[Start of section]

@@ -668,9 +844,55 @@
   Args a; int tiles; const char* err = nullptr;
   if (fill_args(a, nets, count, false, tiles, err)) return odk_fail_(ODK_ERR_INVALID, err);
   const int fwd_lds = F_TOTAL * 4;
-  if (odk_func_lds_attr_((const void*)mlp_fwd_kernel, 1, fwd_lds)) return odk_fail_(ODK_ERR_HIP, "odk_mlp_forward: the device refuses the kernel's dynamic LDS size");
+  if (odk_func_lds_attr_((const void*)mlp_fwd_kernel, 1, FWD_LDS_CAP)) return odk_fail_(ODK_ERR_HIP, "odk_mlp_forward: the device refuses the kernel's dynamic LDS size");
   hipLaunchKernelGGL(mlp_fwd_kernel, dim3(tiles), dim3(256), fwd_lds, (hipStream_t)stream, a);
   return check_launch("odk_mlp_forward: launch failed");
+}
+
+static const char* head_fold_check(const odk_mlp_desc* nets, int count, const odk_gae_head_args* g) {
+  if (!nets || count != 2 || !g) return "two networks (policy, value) and the head's arguments";
+  if (g->B <= 0 || g->T <= 0 || g->action_size <= 0 || g->action_size > 16 || g->n_traj <= 0) return "bad arguments (action_size must be 1..16)";
+  if ((long long)g->B * g->T > GAE_MAX_ROWS || g->B > GAE_MAX_TRAJ) return "B * T <= 5120 and B <= 1024";
+  const int n = g->B * g->T;
+  if (nets[0].n != n || nets[0].n_out != 2 * g->action_size || nets[1].n != n + g->B || nets[1].n_out != 1) return "nets[0]: B T rows x 2 A logits; nets[1]: B T + B rows x 1 value";
+  if (nets[0].out != g->logits || nets[1].out != g->values) return "logits / values must be the two networks' outputs";
+  if (!g->raw_action || !g->old_log_prob || !g->reward || !g->termination || !g->truncation || !g->noise || !g->row_idx || !g->dlogits || !g->dvalues ||
+      !g->loss_partials || !g->adv_out || !g->vs_out || !g->stats_out) return "missing pointers (adv_out, vs_out, stats_out and loss_partials are required here)";
+  return nullptr;
+}
+
+extern "C" int odk_mlp_forward_gae(const odk_mlp_desc* nets, int count, const odk_gae_head_args* g, unsigned int* work_dev, void* stream) {
+  if (const char* bad = head_fold_check(nets, count, g)) return odk_fail_(ODK_ERR_INVALID, bad);
+  if (!work_dev) return odk_fail_(ODK_ERR_INVALID, "odk_mlp_forward_gae: work_dev");
+  Args a; int tiles; const char* err = nullptr;
+  if (fill_args(a, nets, count, false, tiles, err)) return odk_fail_(ODK_ERR_INVALID, err);
+  GaeTail& t = a.gae;
+  const int n = g->B * g->T;
+  t.ticket = work_dev; t.gr = reinterpret_cast<float*>(work_dev) + WORK_HEAD; t.gf = t.gr + n; t.gold = t.gf + n; t.ga = t.gold + n; t.gn = t.ga + (size_t)n * g->action_size;
+  t.raw_action = g->raw_action; t.old_logp = g->old_log_prob; t.noise = g->noise; t.A = g->action_size; t.values = g->values; t.reward = g->reward; t.term = g->termination; t.trunc = g->truncation; t.idx = g->row_idx; t.cursor = g->cursor;
+  t.adv = g->adv_out; t.vs = g->vs_out; t.stats = g->stats_out; t.on = 1; t.vnet = 1; t.vtiles = tiles - a.net[1].tile0; t.B = g->B; t.T = g->T; t.n_traj = g->n_traj;
+  t.lambda_ = g->gae_lambda; t.discount = g->discount;
+  const int need = gae_lds_floats(g->B * g->T), fwd_lds = (need > F_TOTAL ? need : F_TOTAL) * 4;
+  if (odk_func_lds_attr_((const void*)mlp_fwd_kernel, 1, FWD_LDS_CAP)) return odk_fail_(ODK_ERR_HIP, "odk_mlp_forward_gae: the device refuses the kernel's dynamic LDS size");
+  hipLaunchKernelGGL(mlp_fwd_kernel, dim3(tiles), dim3(256), fwd_lds, (hipStream_t)stream, a);
+  return check_launch("odk_mlp_forward_gae: launch failed");
+}
+
+extern "C" int odk_mlp_backward_head(const odk_mlp_desc* nets, int count, const odk_gae_head_args* g, const unsigned int* work_dev, void* stream) {
+  if (const char* bad = head_fold_check(nets, count, g)) return odk_fail_(ODK_ERR_INVALID, bad);
+  if (!work_dev) return odk_fail_(ODK_ERR_INVALID, "odk_mlp_backward_head: work_dev");
+  Args a; int tiles; const char* err = nullptr;
+  if (fill_args(a, nets, count, true, tiles, err)) return odk_fail_(ODK_ERR_INVALID, err);
+  HeadFront& h = a.head;
+  h.logits = g->logits; h.values = g->values; h.adv = g->adv_out; h.vs = g->vs_out;
+  h.stats = g->stats_out; h.dlogits = g->dlogits; h.dvalues = g->dvalues; h.loss_partials = g->loss_partials;
+  const int n = g->B * g->T;
+  h.gold = reinterpret_cast<const float*>(work_dev) + WORK_HEAD + 2 * n; h.ga = h.gold + n; h.gn = h.ga + (size_t)n * g->action_size;
+  h.on = 1; h.pnet = 0; h.B = g->B; h.T = g->T; h.A = g->action_size; h.n_traj = g->n_traj; h.normalize = g->normalize_advantage;
+  h.eps = g->clipping_epsilon; h.entropy_cost = g->entropy_cost; h.grad_scale = g->grad_scale;
+  if (odk_func_lds_attr_((const void*)mlp_bwd_kernel, 2, B_TOTAL * 4)) return odk_fail_(ODK_ERR_HIP, "odk_mlp_backward_head: the device refuses the kernel's dynamic LDS size");
+  hipLaunchKernelGGL(mlp_bwd_kernel, dim3(tiles), dim3(256), B_TOTAL * 4, (hipStream_t)stream, a);
+  return check_launch("odk_mlp_backward_head: launch failed");
 }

[End of section]

## TASK GOAL
In the entries above, please find the line with "int odk_mlp_backward_head(const odk_mlp_desc*" and the line with "h.ga + (size_t)n * g->action_size;", then write out exactly those two lines and every line between them, and nothing more.

## TASK RESULT
+extern "C" int odk_mlp_backward_head(const odk_mlp_desc* nets, int count, const odk_gae_head_args* g, const unsigned int* work_dev, void* stream) {
+  if (const char* bad = head_fold_check(nets, count, g)) return odk_fail_(ODK_ERR_INVALID, bad);
+  if (!work_dev) return odk_fail_(ODK_ERR_INVALID, "odk_mlp_backward_head: work_dev");
+  Args a; int tiles; const char* err = nullptr;
+  if (fill_args(a, nets, count, true, tiles, err)) return odk_fail_(ODK_ERR_INVALID, err);
+  HeadFront& h = a.head;
+  h.logits = g->logits; h.values = g->values; h.adv = g->adv_out; h.vs = g->vs_out;
+  h.stats = g->stats_out; h.dlogits = g->dlogits; h.dvalues = g->dvalues; h.loss_partials = g->loss_partials;
+  const int n = g->B * g->T;
+  h.gold = reinterpret_cast<const float*>(work_dev) + WORK_HEAD + 2 * n; h.ga = h.gold + n; h.gn = h.ga + (size_t)n * g->action_size;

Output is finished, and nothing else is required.